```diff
+              float v0 = acc[g][gi][b][0], v1 = acc[g][gi][b][1], v2 = acc[g][gi][b][2], v3 = acc[g][gi][b][3];
+              v0 = __uint_as_float(r4.x) + sc[b] * v0; v1 = __uint_as_float(r4.y) + sc[b] * v1;
+              v2 = __uint_as_float(r4.z) + sc[b] * v2; v3 = __uint_as_float(r4.w) + sc[b] * v3;
+              if (rowok) st16f(reinterpret_cast<float*>(p.C) + (size_t)m * p.ldc + n, v0, v1, v2, v3);
+            }
+          } else {
+            float v[2][8];
 #pragma unroll
             for (int g = 0; g < 2; ++g) {
-              const int n = n0 + 32 * g + 8 * q;
-              if (rowok) st16(reinterpret_cast<bf16_t*>(p.C) + (size_t)m * p.ldc + n, pack_bf2(dv[g][0], dv[g][1]), pack_bf2(dv[g][2], dv[g][3]),
-                              pack_bf2(dv[g][4], dv[g][5]), pack_bf2(dv[g][6], dv[g][7]));
-            }
-          }
-          if ((EPI != LAFS_EPI_BF16_GELU || HAS_U) && !both) {
-#pragma unroll
-            for (int g = 0; g < 2; ++g) {
-              const int n = n0 + 32 * g + 8 * q;
-              if (rowok) st16(reinterpret_cast<bf16_t*>(p.C) + (size_t)m * p.ldc + n, pack_bf2(v[g][0], v[g][1]), pack_bf2(v[g][2], v[g][3]),
-                              pack_bf2(v[g][4], v[g][5]), pack_bf2(v[g][6], v[g][7]));
-            }
-          }
-          if (EPI == LAFS_EPI_BF16_GELU) {
-            if (!both) {
+              v[g][0] = acc[g][0][b][0]; v[g][1] = acc[g][0][b][1]; v[g][2] = acc[g][0][b][2]; v[g][3] = acc[g][0][b][3];
+              v[g][4] = acc[g][1][b][0]; v[g][5] = acc[g][1][b][1]; v[g][6] = acc[g][1][b][2]; v[g][7] = acc[g][1][b][3];
+              if (EPI == LAFS_EPI_DGELU_BF16) {
+                const uint4 a4 = pre[g * 2 + b];
+                if constexpr (AUX_IS_GRAD) {
+                  v[g][0] *= bf_lo(a4.x); v[g][1] *= bf_hi(a4.x); v[g][2] *= bf_lo(a4.y); v[g][3] *= bf_hi(a4.y);
+                  v[g][4] *= bf_lo(a4.z); v[g][5] *= bf_hi(a4.z); v[g][6] *= bf_lo(a4.w); v[g][7] *= bf_hi(a4.w);
+                } else {
+                  v[g][0] *= gelu_grad_f(bf_lo(a4.x)); v[g][1] *= gelu_grad_f(bf_hi(a4.x)); v[g][2] *= gelu_grad_f(bf_lo(a4.y)); v[g][3] *= gelu_grad_f(bf_hi(a4.y));
+                  v[g][4] *= gelu_grad_f(bf_lo(a4.z)); v[g][5] *= gelu_grad_f(bf_hi(a4.z)); v[g][6] *= gelu_grad_f(bf_lo(a4.w)); v[g][7] *= gelu_grad_f(bf_hi(a4.w));
+                }
+              }
+            }
+            float dv[2][8];
+            const bool both = (EPI == LAFS_EPI_BF16_GELU) && HAS_U && p.save_grad;
+            if (both) {
 #pragma unroll
               for (int g = 0; g < 2; ++g)
 #pragma unroll
-                for (int e = 0; e < 8; ++e) v[g][e] = gelu_f(v[g][e]);
-            }
-#pragma unroll
-            for (int g = 0; g < 2; ++g) {
-              const int n = n0 + 32 * g + 8 * q;
-              if (rowok) st16(reinterpret_cast<bf16_t*>(p.C2) + (size_t)m * p.ldc2 + n, pack_bf2(v[g][0], v[g][1]), pack_bf2(v[g][2], v[g][3]),
-                              pack_bf2(v[g][4], v[g][5]), pack_bf2(v[g][6], v[g][7]));
+                for (int e = 0; e < 8; ++e) { float gv; gelu_both_f(v[g][e], gv, dv[g][e]); v[g][e] = gv; }
+#pragma unroll
+              for (int g = 0; g < 2; ++g) {
+                const int n = n0 + 32 * g + 8 * q;
+                if (rowok) st16(reinterpret_cast<bf16_t*>(p.C) + (size_t)m * p.ldc + n, pack_bf2(dv[g][0], dv[g][1]), pack_bf2(dv[g][2], dv[g][3]),
+                                pack_bf2(dv[g][4], dv[g][5]), pack_bf2(dv[g][6], dv[g][7]));
+              }
+            }
+            if ((EPI != LAFS_EPI_BF16_GELU || HAS_U) && !both) {
+#pragma unroll
+              for (int g = 0; g < 2; ++g) {
+                const int n = n0 + 32 * g + 8 * q;
+                if (rowok) st16(reinterpret_cast<bf16_t*>(p.C) + (size_t)m * p.ldc + n, pack_bf2(v[g][0], v[g][1]), pack_bf2(v[g][2], v[g][3]),
+                                pack_bf2(v[g][4], v[g][5]), pack_bf2(v[g][6], v[g][7]));
+              }
+            }
+            if (EPI == LAFS_EPI_BF16_GELU) {
+              if (!both) {
+#pragma unroll
+                for (int g = 0; g < 2; ++g)
+#pragma unroll
+                  for (int e = 0; e < 8; ++e) v[g][e] = gelu_f(v[g][e]);
+              }
+#pragma unroll
+              for (int g = 0; g < 2; ++g) {
+                const int n = n0 + 32 * g + 8 * q;
+                if (rowok) st16(reinterpret_cast<bf16_t*>(p.C2) + (size_t)m * p.ldc2 + n, pack_bf2(v[g][0], v[g][1]), pack_bf2(v[g][2], v[g][3]),
+                                pack_bf2(v[g][4], v[g][5]), pack_bf2(v[g][6], v[g][7]));
+              }
             }
           }
         }
       }
-    }
-    fence();
+      fence();
+    }
   }
 }
 
@@ -316,13 +328,12 @@
   if (g->K != KK || g->N % 64 != 0 || g->N > MAXN || g->N < 64 || g->M < 2048) return false;
   if (g->drop_p > 0.f) return false;
   if (g->C == nullptr && g->ldc % 8 != 0) return false;
-  const int items = ((g->M + 127) / 128) * (g->N / 64);
-  const int min_items = lafs_ctx_opt(g->ctx, LAFS_OPT_KRES_MIN_ITEMS);
   const int g_comm_cus = lafs_ctx_opt(g->ctx, LAFS_OPT_COMM_CUS);
-  int grid = 512;
-  while (grid > 8 && items / grid < min_items) grid >>= 1;
-  if (g_comm_cus > 0 && grid > 2 * (256 - g_comm_cus)) grid = (2 * (256 - g_comm_cus)) & ~7;
-  p->info = { 1,  128,  64,  KK,  NTH,  0,  1,  grid};
+  int slots = 512;
+  if (g_comm_cus > 0 && slots > 2 * (256 - g_comm_cus)) slots = (2 * (256 - g_comm_cus)) & ~7;
+  const KresGrid kg = kres_partition((g->M + 127) / 128, g->N / 64, slots);
+  p->info = { 1,  128,  64,  KK,  NTH,  0,  1,  kg.grid};
+  p->kres_parts = kg.parts;
   return true;
 }
 
@@ -336,7 +347,8 @@
   a.aux = (const bf16_t*)g->aux; a.ldaux = g->ldaux;
   a.cbn = g->N / 64;
   a.save_grad = (g->act == LAFS_GELU_SAVE_GRAD && (e == LAFS_EPI_BF16_GELU || e == LAFS_EPI_DGELU_BF16)) ? 1 : 0;
-  a.items = ((g->M + 127) / 128) * a.cbn;
+  a.units = (g->M + 127) / 128;
+  a.parts = p.kres_parts;
   const int grid = p.info.workgroups;
   switch (e) {
     case LAFS_EPI_BF16: return launch<LAFS_EPI_BF16, true>(a, grid, stream);
diff --git a/lafs_cvpr2024_amd/csrc/gemm_plan.hpp b/lafs_cvpr2024_amd/csrc/gemm_plan.hpp
--- a/lafs_cvpr2024_amd/csrc/gemm_plan.hpp
+++ b/lafs_cvpr2024_amd/csrc/gemm_plan.hpp
@@ -5,6 +5,7 @@
   lafs_gemm_nt_plan_info info;
   int inst, klen;
   int geo;
+  int kres_parts;
 };
 
 bool lafs_kres_eligible(const lafs_gemm_nt_args* g, NtPlan* p);
```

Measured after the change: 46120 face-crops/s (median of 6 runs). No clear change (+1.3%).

● ● ● ●

**ACTIVITY:**
Every line of the listing above that includes "slots" should be copied out.

**WRITTEN RESPONSE:**
+  int slots = 512;
+  if (g_comm_cus > 0 && slots > 2 * (256 - g_comm_cus)) slots = (2 * (256 - g_comm_cus)) & ~7;
+  const KresGrid kg = kres_partition((g->M + 127) / 128, g->N / 64, slots);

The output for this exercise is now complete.